Mehr als 70 Brunnen in Dresden gehören der Stadt.  Dazu gehören zum Beispiel die beiden auf dem Albertplatz, der Brunnen am Palaisplatz und die vielen Anlagen auf der Prager Straße. Und auch das Schlösserland Sachsen hat viele Brunnen zu Ostern wieder in Betrieb.

Auch in Freital wurden die Brunnen fit gemacht:

Freital bietet eine vielfältige Brunnenlandschaft. Nach der Winterpause werden die neun Wasserspiele in Verantwortung der Stadt nun wieder in Betrieb genommen. Seit Kurzem sprudeln die ersten Anlagen bereits, so zum Beispiel der Rotkopf-Görg-Brunnen am Platz des Handwerks, der Kopfwäschebrunnen an der Dresdner/Turnerstraße und der Brunnen am Neumarkt. Für die weiteren Brunnen ist die Inbetriebnahme in den kommenden Tagen bis Ostern vorgesehen.

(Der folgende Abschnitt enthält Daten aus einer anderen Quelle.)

# fundamentalvision/BEVFormer

Measured on NVIDIA H100. Metric: BEV queries/sec (bevformer_base 200x200x256, 6 cams) fwd+bwd, higher is better.
Workload: dtype bf16

## Files before the change

### bevformer_b200/_lib.py

```python
from __future__ import annotations

import ctypes
import os
import threading

from . import build as _build

_lock = threading.Lock()
_lib = None

c_void_p, c_int, c_int64 = ctypes.c_void_p, ctypes.c_int, ctypes.c_int64

SIGNATURES = {
    "bevf_version": (c_int, []),
    "bevf_last_error": (ctypes.c_char_p, []),
    "bevf_launch_count": (c_int64, []),
    "bevf_msda_forward": (c_int, [c_void_p, c_int, c_void_p, c_void_p, c_void_p, c_void_p,
                                  c_void_p, c_int] + [c_int] * 7 + [c_void_p]),
    "bevf_msda_backward": (c_int, [c_void_p, c_int, c_void_p, c_void_p, c_void_p, c_void_p,
                                   c_void_p, c_int, c_void_p, c_void_p, c_void_p] + [c_int] * 7
                           + [c_void_p]),
    "bevf_msda_rows_forward": (c_int, [c_void_p, c_int, c_void_p, c_void_p, c_void_p, c_void_p,
                                       c_void_p, c_int, c_void_p] + [c_int] * 7 + [c_void_p]),
    "bevf_msda_rows_backward": (c_int, [c_void_p, c_int, c_void_p, c_void_p, c_void_p, c_void_p,
                                        c_void_p, c_int, c_void_p, c_void_p, c_void_p, c_void_p]
                                + [c_int] * 7 + [c_void_p]),
    "bevf_msda_rows_backward_ordered": (c_int, [c_void_p, c_int, c_void_p, c_void_p, c_void_p, c_void_p,
                                                c_void_p, c_int, c_void_p, c_void_p, c_void_p, c_void_p,
                                                c_void_p] + [c_int] * 7 + [c_void_p]),
    "bevf_msda_set_backward_mode": (c_int, [c_int]),
    "bevf_abs_max": (c_int, [c_void_p, c_int, c_int64, c_void_p, c_void_p]),
    "bevf_msda_rows_backward_f16acc": (c_int, [c_void_p, c_int, c_void_p, c_void_p, c_void_p, c_void_p, c_void_p, c_int,
                                               c_void_p, c_void_p, c_void_p, c_void_p, c_void_p, c_void_p] + [c_int] * 7
                                       + [c_void_p]),
    "bevf_gv16_unscale": (c_int, [c_void_p, c_void_p, c_void_p, c_int64, c_void_p]),
    "bevf_msda_rows_backward_mixed": (c_int, [c_void_p, c_int, c_void_p, c_void_p, c_void_p, c_void_p, c_void_p, c_void_p,
                                              c_int, c_void_p, c_void_p, c_void_p, c_int, c_void_p, c_void_p, c_void_p,
                                              c_void_p] + [c_int] * 7 + [c_void_p]),
    "bevf_msda_rows_backward_mixed_dense": (c_int, [c_void_p, c_int, c_void_p, c_void_p, c_void_p, c_void_p, c_void_p,
                                                    c_void_p, c_int, c_void_p, c_void_p, c_void_p, c_int, c_int,
                                                    c_void_p, c_void_p, c_void_p, c_void_p] + [c_int] * 7 + [c_void_p]),
    "bevf_gv_merge": (c_int, [c_void_p, c_void_p, c_void_p, c_void_p, c_int, c_int, c_int, c_int, c_void_p]),
    "bevf_msda_fx_frac_bits": (c_int, [c_int64, c_int, c_int]),
    "bevf_msda_backward_fx": (c_int, [c_void_p, c_int, c_void_p, c_void_p, c_void_p, c_void_p, c_void_p, c_int,
                                      c_void_p, c_void_p, c_int, c_void_p, c_void_p] + [c_int] * 7 + [c_void_p]),
    "bevf_msda_rows_backward_fx": (c_int, [c_void_p, c_int, c_void_p, c_void_p, c_void_p, c_void_p, c_void_p, c_int,
                                           c_void_p, c_void_p, c_int, c_void_p, c_void_p, c_void_p] + [c_int] * 7
                                   + [c_void_p]),
    "bevf_msda_fx_convert": (c_int, [c_void_p, c_void_p, c_int, c_void_p, c_int, c_int, c_int64, c_void_p]),
    "bevf_msda_rows_backward_dense": (c_int, [c_void_p, c_int, c_void_p, c_void_p, c_void_p, c_void_p, c_void_p,
                                              c_void_p, c_int, c_void_p, c_void_p, c_void_p, c_void_p, c_void_p]
                                      + [c_int] * 7 + [c_void_p]),
    "bevf_msda_set_dense_backward": (c_int, [c_int]),
    "bevf_msda_get_dense_backward": (c_int, []),
    "bevf_msda_dense_plan": (c_int, [c_void_p, c_int, c_int, c_int, c_void_p, c_int, c_void_p]),
    "bevf_sca_plan_workspace_ints": (c_int64, [c_int, c_int]),
    "bevf_sca_plan_build": (c_int, [c_void_p] * 10 + [c_int] * 5 + [c_void_p]),
    "bevf_sca_prep_forward": (c_int, [c_void_p] * 7 + [c_int] * 8 + [c_void_p]),
    "bevf_sca_prep_backward": (c_int, [c_void_p] * 6 + [c_int] * 8 + [c_void_p]),
    "bevf_sca_rows_forward_fused": (c_int, [c_void_p, c_int] + [c_void_p] * 9 + [c_int, c_void_p, c_int, c_void_p]
                                    + [c_int] * 12 + [c_void_p]),
    "bevf_sca_rows_backward_fused": (c_int, [c_void_p, c_int] + [c_void_p] * 7 + [c_int] + [c_void_p] * 5
                                     + [c_int, c_void_p, c_void_p, c_void_p, c_int, c_int] + [c_void_p] * 5
                                     + [c_int] * 12 + [c_void_p]),
    "bevf_sca_prep_backward_multi": (c_int, [c_void_p] * 6 + [c_int] * 8 + [c_void_p]),
    "bevf_tsa_prep_forward": (c_int, [c_void_p] * 5 + [c_int] * 6 + [c_void_p]),
    "bevf_tsa_prep_backward": (c_int, [c_void_p] * 5 + [c_int] * 7 + [c_void_p]),
    "bevf_query_prep_forward": (c_int, [c_void_p] * 5 + [c_int] * 7 + [c_void_p]),
    "bevf_query_prep_backward": (c_int, [c_void_p] * 5 + [c_int] * 8 + [c_void_p]),
    "bevf_refine_points": (c_int, [c_void_p, c_int64, c_void_p, c_void_p, c_void_p, c_int, c_int64, c_void_p]),
    "bevf_layernorm_forward": (c_int, [c_void_p] * 4 + [c_int] + [c_void_p] * 5
                               + [c_int64, c_int, ctypes.c_float, ctypes.c_float, ctypes.c_uint64, c_void_p,
                                  c_int, c_void_p]),
    "bevf_layernorm_backward": (c_int, [c_void_p] * 3 + [c_int] + [c_void_p] * 4 + [c_int64]
                                + [c_void_p] * 4
                                + [c_int64, c_int, ctypes.c_float, ctypes.c_uint64, c_void_p, c_int,
                                   c_void_p]),
    "bevf_layernorm_backward_workspace_bytes": (c_int64, [c_int64, c_int]),
    "bevf_layernorm_backward_det": (c_int, [c_void_p] * 3 + [c_int] + [c_void_p] * 4 + [c_int64]
                                    + [c_void_p] * 5 + [c_int64]
                                    + [c_int64, c_int, ctypes.c_float, ctypes.c_uint64, c_void_p, c_int,
                                       c_void_p]),
    "bevf_sca_combine_forward": (c_int, [c_void_p] * 4 + [c_int] * 6 + [c_void_p]),
    "bevf_sca_combine_backward": (c_int, [c_void_p] * 4 + [c_int] * 5 + [c_void_p]),
    "bevf_linear_forward": (c_int, [c_void_p] * 3 + [c_int] + [c_void_p] * 2
                            + [c_int, c_int64, c_int, c_int, c_int, c_void_p]),
    "bevf_flatten_feats": (c_int, [c_void_p] * 4 + [c_int] * 7 + [c_void_p]),
    "bevf_linear_dgrad": (c_int, [c_void_p] * 3 + [c_int64, c_int, c_int, c_void_p]),
    "bevf_linear_dgrad_acc": (c_int, [c_void_p] * 4 + [c_int64, c_int, c_int, c_void_p]),
    "bevf_linear_wgrad": (c_int, [c_void_p] * 4 + [c_int64, c_int, c_int, c_void_p]),
    "bevf_linear_wgrad_workspace_bytes": (c_int64, [c_int64, c_int, c_int]),
    "bevf_linear_wgrad_out": (c_int, [c_void_p] * 4 + [c_int, c_void_p, c_int64, c_int64, c_int, c_int,
                                                      c_void_p]),
    "bevf_sum_tensors": (c_int, [c_void_p, c_int, c_void_p, c_int64, c_int, c_void_p]),
    "bevf_linear_wgrad_into": (c_int, [c_void_p] * 5 + [c_int64, c_int64, c_int, c_int, c_void_p]),
    "bevf_linear_forward_dt": (c_int, [c_void_p] * 3 + [c_int] + [c_void_p] * 2
                               + [c_int, c_int64, c_int, c_int, c_int, c_int, c_void_p]),
    "bevf_linear_dgrad_dt": (c_int, [c_void_p] * 3 + [c_int64, c_int, c_int, c_int, c_void_p]),
    "bevf_linear_dgrad_acc_dt": (c_int, [c_void_p] * 4 + [c_int64, c_int, c_int, c_int, c_void_p]),
    "bevf_linear_wgrad_dt": (c_int, [c_void_p] * 4 + [c_int64, c_int, c_int, c_int, c_void_p]),
    "bevf_linear_wgrad_out_dt": (c_int, [c_void_p] * 4 + [c_int, c_void_p, c_int64, c_int64, c_int, c_int, c_int,
                                                         c_void_p]),
    "bevf_linear_wgrad_into_dt": (c_int, [c_void_p] * 5 + [c_int64, c_int64, c_int, c_int, c_int, c_void_p]),
    "bevf_colsum": (c_int, [c_void_p, c_void_p, c_int64, c_int, c_int, c_void_p]),
    "bevf_colsum_workspace_bytes": (c_int64, [c_int64, c_int]),
    "bevf_colsum_det": (c_int, [c_void_p, c_void_p, c_void_p, c_int64, c_int64, c_int, c_int, c_void_p]),
    "bevf_dropout_inplace": (c_int, [c_void_p, c_int64, ctypes.c_float, ctypes.c_uint64, c_void_p, c_int,
                                     c_void_p]),
# ... 75 lines not shown
```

Weitere Brunnen sind der Bachlauf im Mehrgenerationenpark in Zauckerode, der Bachlauf Brückenstraße im Mühlenviertel, die Teichfontäne Goetheplatz, der  Storchenbrunnen an der Albert-Schweitzer-Straße,  der Brunnen in Döhlen an der Weißiger Straße/Fausts Gasse und die Tropfende Nase an der Post Ecke Dresdner Straße/Coschützer Straße.

Mit der Wartung der Anlagen sind zwei Firmen beauftragt. Zu den Arbeiten gehören im Frühjahr der Einbau von im Winter abgebauten Brunnenteilen, die Prüfung der Anlage, die Befüllung und Inbetriebnahme der Pumpe sowie ggf. die Einstellung der Wasserdüsen. Reparaturen werden nach Bedarf erledigt.  Für Unterhaltung und Wartung der Brunnen rechnet die Stadt jährlich mit Kosten über rund 15.000 Euro. Für Reparaturen und Material kommen je nach Aufwand mehrere tausend Euro dazu.

Die Betriebskosten für Strom und Wasser liegen bei rund 10.000 Euro im Jahr, je nach Verdunstung.  Die Anlage in Zauckerode wird kostensparend über eine Zisterne oder Brunnenwasser gespeist.